*ACTIVITY*. The goal is to restate all of the records below word for word.

Collected data entries:
━━━━━━━━━━━━━━━━━━━━━━━━━━━━━━

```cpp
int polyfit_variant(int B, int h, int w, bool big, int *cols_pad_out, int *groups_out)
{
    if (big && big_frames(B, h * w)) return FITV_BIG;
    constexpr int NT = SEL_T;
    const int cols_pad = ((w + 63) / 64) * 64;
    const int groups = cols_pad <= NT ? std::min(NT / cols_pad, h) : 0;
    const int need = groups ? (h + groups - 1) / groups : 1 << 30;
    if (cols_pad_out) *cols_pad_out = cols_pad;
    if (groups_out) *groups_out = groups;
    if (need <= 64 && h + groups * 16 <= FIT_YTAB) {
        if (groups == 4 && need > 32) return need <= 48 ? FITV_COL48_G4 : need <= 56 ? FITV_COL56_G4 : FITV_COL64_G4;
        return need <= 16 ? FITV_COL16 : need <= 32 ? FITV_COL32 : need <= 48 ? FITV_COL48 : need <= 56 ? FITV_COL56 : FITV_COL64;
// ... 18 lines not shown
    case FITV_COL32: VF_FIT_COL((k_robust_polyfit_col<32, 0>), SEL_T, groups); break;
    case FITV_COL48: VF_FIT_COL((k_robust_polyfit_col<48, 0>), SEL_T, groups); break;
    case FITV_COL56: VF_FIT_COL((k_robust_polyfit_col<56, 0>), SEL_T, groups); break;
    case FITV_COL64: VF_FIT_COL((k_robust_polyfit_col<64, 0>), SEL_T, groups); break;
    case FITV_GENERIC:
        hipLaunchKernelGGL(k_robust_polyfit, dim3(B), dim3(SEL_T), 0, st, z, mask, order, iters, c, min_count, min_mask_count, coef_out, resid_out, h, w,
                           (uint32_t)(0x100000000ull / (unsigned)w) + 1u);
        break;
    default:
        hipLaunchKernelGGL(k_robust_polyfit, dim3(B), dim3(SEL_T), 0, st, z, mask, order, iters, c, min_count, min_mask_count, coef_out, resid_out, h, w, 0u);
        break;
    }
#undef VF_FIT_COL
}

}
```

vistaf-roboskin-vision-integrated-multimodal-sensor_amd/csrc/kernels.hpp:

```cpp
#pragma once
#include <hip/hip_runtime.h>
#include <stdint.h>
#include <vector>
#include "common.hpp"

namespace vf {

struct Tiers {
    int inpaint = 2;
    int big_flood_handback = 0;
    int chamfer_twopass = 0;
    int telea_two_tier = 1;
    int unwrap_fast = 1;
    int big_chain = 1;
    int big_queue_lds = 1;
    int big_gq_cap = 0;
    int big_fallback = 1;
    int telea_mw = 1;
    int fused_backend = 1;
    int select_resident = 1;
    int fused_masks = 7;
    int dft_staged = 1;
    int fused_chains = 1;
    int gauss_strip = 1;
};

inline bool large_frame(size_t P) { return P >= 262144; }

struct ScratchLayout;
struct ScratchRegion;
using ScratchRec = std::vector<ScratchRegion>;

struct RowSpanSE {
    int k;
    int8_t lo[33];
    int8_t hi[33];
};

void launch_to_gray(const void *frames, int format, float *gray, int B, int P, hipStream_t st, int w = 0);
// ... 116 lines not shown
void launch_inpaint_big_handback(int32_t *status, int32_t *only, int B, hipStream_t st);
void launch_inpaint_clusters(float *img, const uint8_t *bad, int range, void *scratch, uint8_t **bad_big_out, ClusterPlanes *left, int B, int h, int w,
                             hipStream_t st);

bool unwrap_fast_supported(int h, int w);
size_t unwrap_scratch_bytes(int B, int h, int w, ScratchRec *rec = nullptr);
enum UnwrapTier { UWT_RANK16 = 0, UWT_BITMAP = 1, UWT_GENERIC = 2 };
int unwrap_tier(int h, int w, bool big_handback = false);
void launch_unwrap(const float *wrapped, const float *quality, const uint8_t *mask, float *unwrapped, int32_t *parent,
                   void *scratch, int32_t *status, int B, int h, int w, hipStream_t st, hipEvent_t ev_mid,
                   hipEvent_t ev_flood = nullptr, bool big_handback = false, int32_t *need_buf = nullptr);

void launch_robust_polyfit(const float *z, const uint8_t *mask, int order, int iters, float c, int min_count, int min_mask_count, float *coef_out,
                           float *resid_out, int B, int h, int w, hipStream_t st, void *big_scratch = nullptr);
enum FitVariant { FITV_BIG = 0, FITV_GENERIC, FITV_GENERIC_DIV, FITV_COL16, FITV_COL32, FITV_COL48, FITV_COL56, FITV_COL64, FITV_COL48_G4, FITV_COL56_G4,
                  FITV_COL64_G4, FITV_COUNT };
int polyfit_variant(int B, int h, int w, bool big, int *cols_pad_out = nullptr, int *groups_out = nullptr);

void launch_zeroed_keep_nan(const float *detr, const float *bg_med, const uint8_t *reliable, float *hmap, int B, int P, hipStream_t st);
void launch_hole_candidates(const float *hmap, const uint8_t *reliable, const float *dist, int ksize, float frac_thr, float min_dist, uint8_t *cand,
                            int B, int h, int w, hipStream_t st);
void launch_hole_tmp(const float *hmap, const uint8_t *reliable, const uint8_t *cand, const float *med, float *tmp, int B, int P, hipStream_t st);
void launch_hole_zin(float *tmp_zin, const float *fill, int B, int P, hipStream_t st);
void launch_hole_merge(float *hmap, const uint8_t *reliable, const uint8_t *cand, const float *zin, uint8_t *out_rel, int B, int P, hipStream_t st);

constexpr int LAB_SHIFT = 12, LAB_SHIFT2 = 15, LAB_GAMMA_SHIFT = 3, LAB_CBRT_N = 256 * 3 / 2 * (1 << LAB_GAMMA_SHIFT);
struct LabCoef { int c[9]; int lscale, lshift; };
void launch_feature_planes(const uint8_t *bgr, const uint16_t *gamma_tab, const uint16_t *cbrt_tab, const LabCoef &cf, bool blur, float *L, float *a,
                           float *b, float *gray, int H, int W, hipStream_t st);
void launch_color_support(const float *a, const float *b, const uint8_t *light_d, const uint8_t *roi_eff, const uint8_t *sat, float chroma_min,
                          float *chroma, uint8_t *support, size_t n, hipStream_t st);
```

━━━━━━━━━━━━━━━━━━━━━━━━━━━━━━

*TASK RESPONSE*.
```cpp
int polyfit_variant(int B, int h, int w, bool big, int *cols_pad_out, int *groups_out)
{
    if (big && big_frames(B, h * w)) return FITV_BIG;
    constexpr int NT = SEL_T;
    const int cols_pad = ((w + 63) / 64) * 64;
    const int groups = cols_pad <= NT ? std::min(NT / cols_pad, h) : 0;
    const int need = groups ? (h + groups - 1) / groups : 1 << 30;
    if (cols_pad_out) *cols_pad_out = cols_pad;
    if (groups_out) *groups_out = groups;
    if (need <= 64 && h + groups * 16 <= FIT_YTAB) {
        if (groups == 4 && need > 32) return need <= 48 ? FITV_COL48_G4 : need <= 56 ? FITV_COL56_G4 : FITV_COL64_G4;
        return need <= 16 ? FITV_COL16 : need <= 32 ? FITV_COL32 : need <= 48 ? FITV_COL48 : need <= 56 ? FITV_COL56 : FITV_COL64;
// ... 18 lines not shown
    case FITV_COL32: VF_FIT_COL((k_robust_polyfit_col<32, 0>), SEL_T, groups); break;
    case FITV_COL48: VF_FIT_COL((k_robust_polyfit_col<48, 0>), SEL_T, groups); break;
    case FITV_COL56: VF_FIT_COL((k_robust_polyfit_col<56, 0>), SEL_T, groups); break;
    case FITV_COL64: VF_FIT_COL((k_robust_polyfit_col<64, 0>), SEL_T, groups); break;
    case FITV_GENERIC:
        hipLaunchKernelGGL(k_robust_polyfit, dim3(B), dim3(SEL_T), 0, st, z, mask, order, iters, c, min_count, min_mask_count, coef_out, resid_out, h, w,
                           (uint32_t)(0x100000000ull / (unsigned)w) + 1u);
        break;
    default:
        hipLaunchKernelGGL(k_robust_polyfit, dim3(B), dim3(SEL_T), 0, st, z, mask, order, iters, c, min_count, min_mask_count, coef_out, resid_out, h, w, 0u);
        break;
    }
#undef VF_FIT_COL
}

}
```

vistaf-roboskin-vision-integrated-multimodal-sensor_amd/csrc/kernels.hpp:

```cpp
#pragma once
#include <hip/hip_runtime.h>
#include <stdint.h>
#include <vector>
#include "common.hpp"

namespace vf {

struct Tiers {
    int inpaint = 2;
    int big_flood_handback = 0;
    int chamfer_twopass = 0;
    int telea_two_tier = 1;
    int unwrap_fast = 1;
    int big_chain = 1;
    int big_queue_lds = 1;
    int big_gq_cap = 0;
    int big_fallback = 1;
    int telea_mw = 1;
    int fused_backend = 1;
    int select_resident = 1;
    int fused_masks = 7;
    int dft_staged = 1;
    int fused_chains = 1;
    int gauss_strip = 1;
};

inline bool large_frame(size_t P) { return P >= 262144; }

struct ScratchLayout;
struct ScratchRegion;
using ScratchRec = std::vector<ScratchRegion>;

struct RowSpanSE {
    int k;
    int8_t lo[33];
    int8_t hi[33];
};

void launch_to_gray(const void *frames, int format, float *gray, int B, int P, hipStream_t st, int w = 0);
// ... 116 lines not shown
void launch_inpaint_big_handback(int32_t *status, int32_t *only, int B, hipStream_t st);
void launch_inpaint_clusters(float *img, const uint8_t *bad, int range, void *scratch, uint8_t **bad_big_out, ClusterPlanes *left, int B, int h, int w,
                             hipStream_t st);

bool unwrap_fast_supported(int h, int w);
size_t unwrap_scratch_bytes(int B, int h, int w, ScratchRec *rec = nullptr);
enum UnwrapTier { UWT_RANK16 = 0, UWT_BITMAP = 1, UWT_GENERIC = 2 };
int unwrap_tier(int h, int w, bool big_handback = false);
void launch_unwrap(const float *wrapped, const float *quality, const uint8_t *mask, float *unwrapped, int32_t *parent,
                   void *scratch, int32_t *status, int B, int h, int w, hipStream_t st, hipEvent_t ev_mid,
                   hipEvent_t ev_flood = nullptr, bool big_handback = false, int32_t *need_buf = nullptr);

void launch_robust_polyfit(const float *z, const uint8_t *mask, int order, int iters, float c, int min_count, int min_mask_count, float *coef_out,
                           float *resid_out, int B, int h, int w, hipStream_t st, void *big_scratch = nullptr);
enum FitVariant { FITV_BIG = 0, FITV_GENERIC, FITV_GENERIC_DIV, FITV_COL16, FITV_COL32, FITV_COL48, FITV_COL56, FITV_COL64, FITV_COL48_G4, FITV_COL56_G4,
                  FITV_COL64_G4, FITV_COUNT };
int polyfit_variant(int B, int h, int w, bool big, int *cols_pad_out = nullptr, int *groups_out = nullptr);

void launch_zeroed_keep_nan(const float *detr, const float *bg_med, const uint8_t *reliable, float *hmap, int B, int P, hipStream_t st);
void launch_hole_candidates(const float *hmap, const uint8_t *reliable, const float *dist, int ksize, float frac_thr, float min_dist, uint8_t *cand,
                            int B, int h, int w, hipStream_t st);
void launch_hole_tmp(const float *hmap, const uint8_t *reliable, const uint8_t *cand, const float *med, float *tmp, int B, int P, hipStream_t st);
void launch_hole_zin(float *tmp_zin, const float *fill, int B, int P, hipStream_t st);
void launch_hole_merge(float *hmap, const uint8_t *reliable, const uint8_t *cand, const float *zin, uint8_t *out_rel, int B, int P, hipStream_t st);

constexpr int LAB_SHIFT = 12, LAB_SHIFT2 = 15, LAB_GAMMA_SHIFT = 3, LAB_CBRT_N = 256 * 3 / 2 * (1 << LAB_GAMMA_SHIFT);
struct LabCoef { int c[9]; int lscale, lshift; };
void launch_feature_planes(const uint8_t *bgr, const uint16_t *gamma_tab, const uint16_t *cbrt_tab, const LabCoef &cf, bool blur, float *L, float *a,
                           float *b, float *gray, int H, int W, hipStream_t st);
void launch_color_support(const float *a, const float *b, const uint8_t *light_d, const uint8_t *roi_eff, const uint8_t *sat, float chroma_min,
                          float *chroma, uint8_t *support, size_t n, hipStream_t st);
```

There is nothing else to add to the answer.